Additional service 2: PBX as shown in Figure 86 (b+)
When a fire breaks out in the office where the system is installed, the main processor (MP) of the supplementary service group is assigned a series of functions for simultaneously calling a certain group of subscribers by remote access from subscribers.

In Fig. 6 (aJ, (b), which is a diagram used to explain this additional service, the same reference numerals as in Fig. 1 indicate phase parts, 41 is a time division switch (TSW), 4
2 is a central office trunk (COT), 44 is a relay stand controller (posC), 45 is a subscriber telephone (SUB), 46 is a line circuit, 4T is a time division switch (TSW>), 48 is a subscriber telephone (sUB), 49 is a line circuit (LC), S
O/fi Announcement Drunk (^NT), 51-
1~51-Fl! ri subscriber telephone, 52-1=52-
n is a line circuit (LC).

〔Effect of the invention〕

As explained above, the present invention achieves
This has the effect of making it easier to provide additional services.

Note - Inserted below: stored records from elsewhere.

class TcKlFn(Function):

    @staticmethod
    def forward(ctx, z, mu_all, logvar, dataset_size, row_offset, coef_tc, coef_kl, reduction):
        z, mu_all, logvar = _f32c(z), _f32c(mu_all), _f32c(logvar)
        Bl, D = z.shape
        Bt = mu_all.shape[0]
        dev = z.device
        out = torch.empty((Bl,) if reduction == 0 else (), dtype=F32, device=dev)
        rows = torch.empty((Bl,), dtype=F32, device=dev) if reduction else None
        prodm = torch.empty((Bl,), dtype=F32, device=dev)
        logqz = torch.empty((Bl,), dtype=F32, device=dev)
        lse = torch.empty((Bl, D), dtype=F32, device=dev)
        sjoint = torch.empty((Bl, Bt), dtype=F32, device=dev)
        nws = lib.itcv_tc_fwd_workspace(Bl, Bt, D)
        ws = _ws(nws, dev)
        call("itcv_tc_kl_fwd", ptr(z), ptr(mu_all), ptr(logvar), ptr(out), ptr(rows), ptr(prodm), ptr(logqz), ptr(lse),
             ptr(sjoint), Bl, Bt, int(row_offset), D, int(dataset_size), float(coef_tc), float(coef_kl), reduction, ptr(ws),
             nws, stream())
        ctx.save_for_backward(z, mu_all, logvar, logqz, lse, sjoint)
        ctx.cfg = (int(dataset_size), int(row_offset), float(coef_tc), float(coef_kl), reduction)
        return out

    @staticmethod
    @once_differentiable
    def backward(ctx, g):
        z, mu_all, logvar, logqz, lse, sjoint = ctx.saved_tensors
        n, off, ctc, ckl, reduction = ctx.cfg
        Bl, D = z.shape
        Bt = mu_all.shape[0]
        dz, dlv, dmu = torch.empty_like(z), torch.empty_like(logvar), torch.empty_like(mu_all)
        nws = lib.itcv_tc_bwd_workspace(Bl, Bt)
        ws = _ws(nws, z.device)
        call("itcv_tc_kl_bwd", ptr(_f32c(g)), ptr(z), ptr(mu_all), ptr(logvar), ptr(logqz), ptr(lse), ptr(sjoint), ptr(dz),
             ptr(dmu), ptr(dlv), Bl, Bt, off, D, n, ctc, ckl, reduction, ptr(ws), nws, stream())
        return dz, dmu, dlv, None, None, None, None, None


def _packed_pair(a, b):
    Bt, D = a.shape
    if a.is_contiguous() and b.is_contiguous():
        return D
    if (a.stride() == b.stride() == (2 * D, 1) and b.data_ptr() == a.data_ptr() + D * a.element_size()
            and a.dtype == b.dtype == F32):
        return 2 * D
    return None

[Brief explanation of drawings]

FIG. 1 is a block diagram showing an embodiment of the load/function distributed exchange control system according to the present invention, FIGS. 2, 3, 1X4, and 5 are operation explanatory diagrams of FIG. 1, and FIG. 7 is a diagram for explaining additional services, and FIG. 7 is a block diagram showing an example of a conventional distributed switching control system. 1 o~171111 @ 11 subscriber phone (SUB
), 2o~27... line circuit (LC), 30
~37...Central line trunk (COT), 40~47
...Outgoing register trunk (ORT), 5...
・Relay stand (ATTCON), 6... Attendant controller (posC), Tor;i... Time division switch (TSW), @o~fJ7* 11 @ @Communication path control unit (spC ), 9° to 97... Local processor (LP), 10o to 107... Local processor unit (LPU), 11o to 117... Processor bus interface (PBI), 12...
...Path control unit (BSC), 14o to 14s...
・Main processor path interface (FBI)
, 16o~16s...Main processor unit (MPU), 17o~175...Data memory interface (DMI), 19...Data yt
Sled (DM), 20...Data memory interface (DMI), 21...Common memory (MEM)
22...Highway switch f- (HSW).

Claims (1)

[Claims] In a control system for an electronic exchange that adopts a distributed control system, a first system that distributes the load or functions of multiple terminal interface circuits such as line/trunk circuits accommodated in a time division switch into a predetermined number and controls them. a group of processors, a second group of processors that perform exchange processing services based on various activation requests from the load-balanced processors, and a common memory that can be commonly read and written to the second group of processors. The first and second processor groups are connected to a common processor path through a processor path interface means included in each processor, and the path control section handles requests from the first and second processor groups. The second processor group is further divided into N groups (N: any natural number) each consisting of a plurality of processors. , the functions are divided so that each of the N groups of processors executes a specific exchange processing service, and when the exchange processing service is activated for the first processor from the subscriber or the trunk circuit, the first processor A load/function distributed exchange control system, characterized in that it has a means for arbitrarily selecting one of the N groups of processors and transmitting information, and performs an exchange processing service.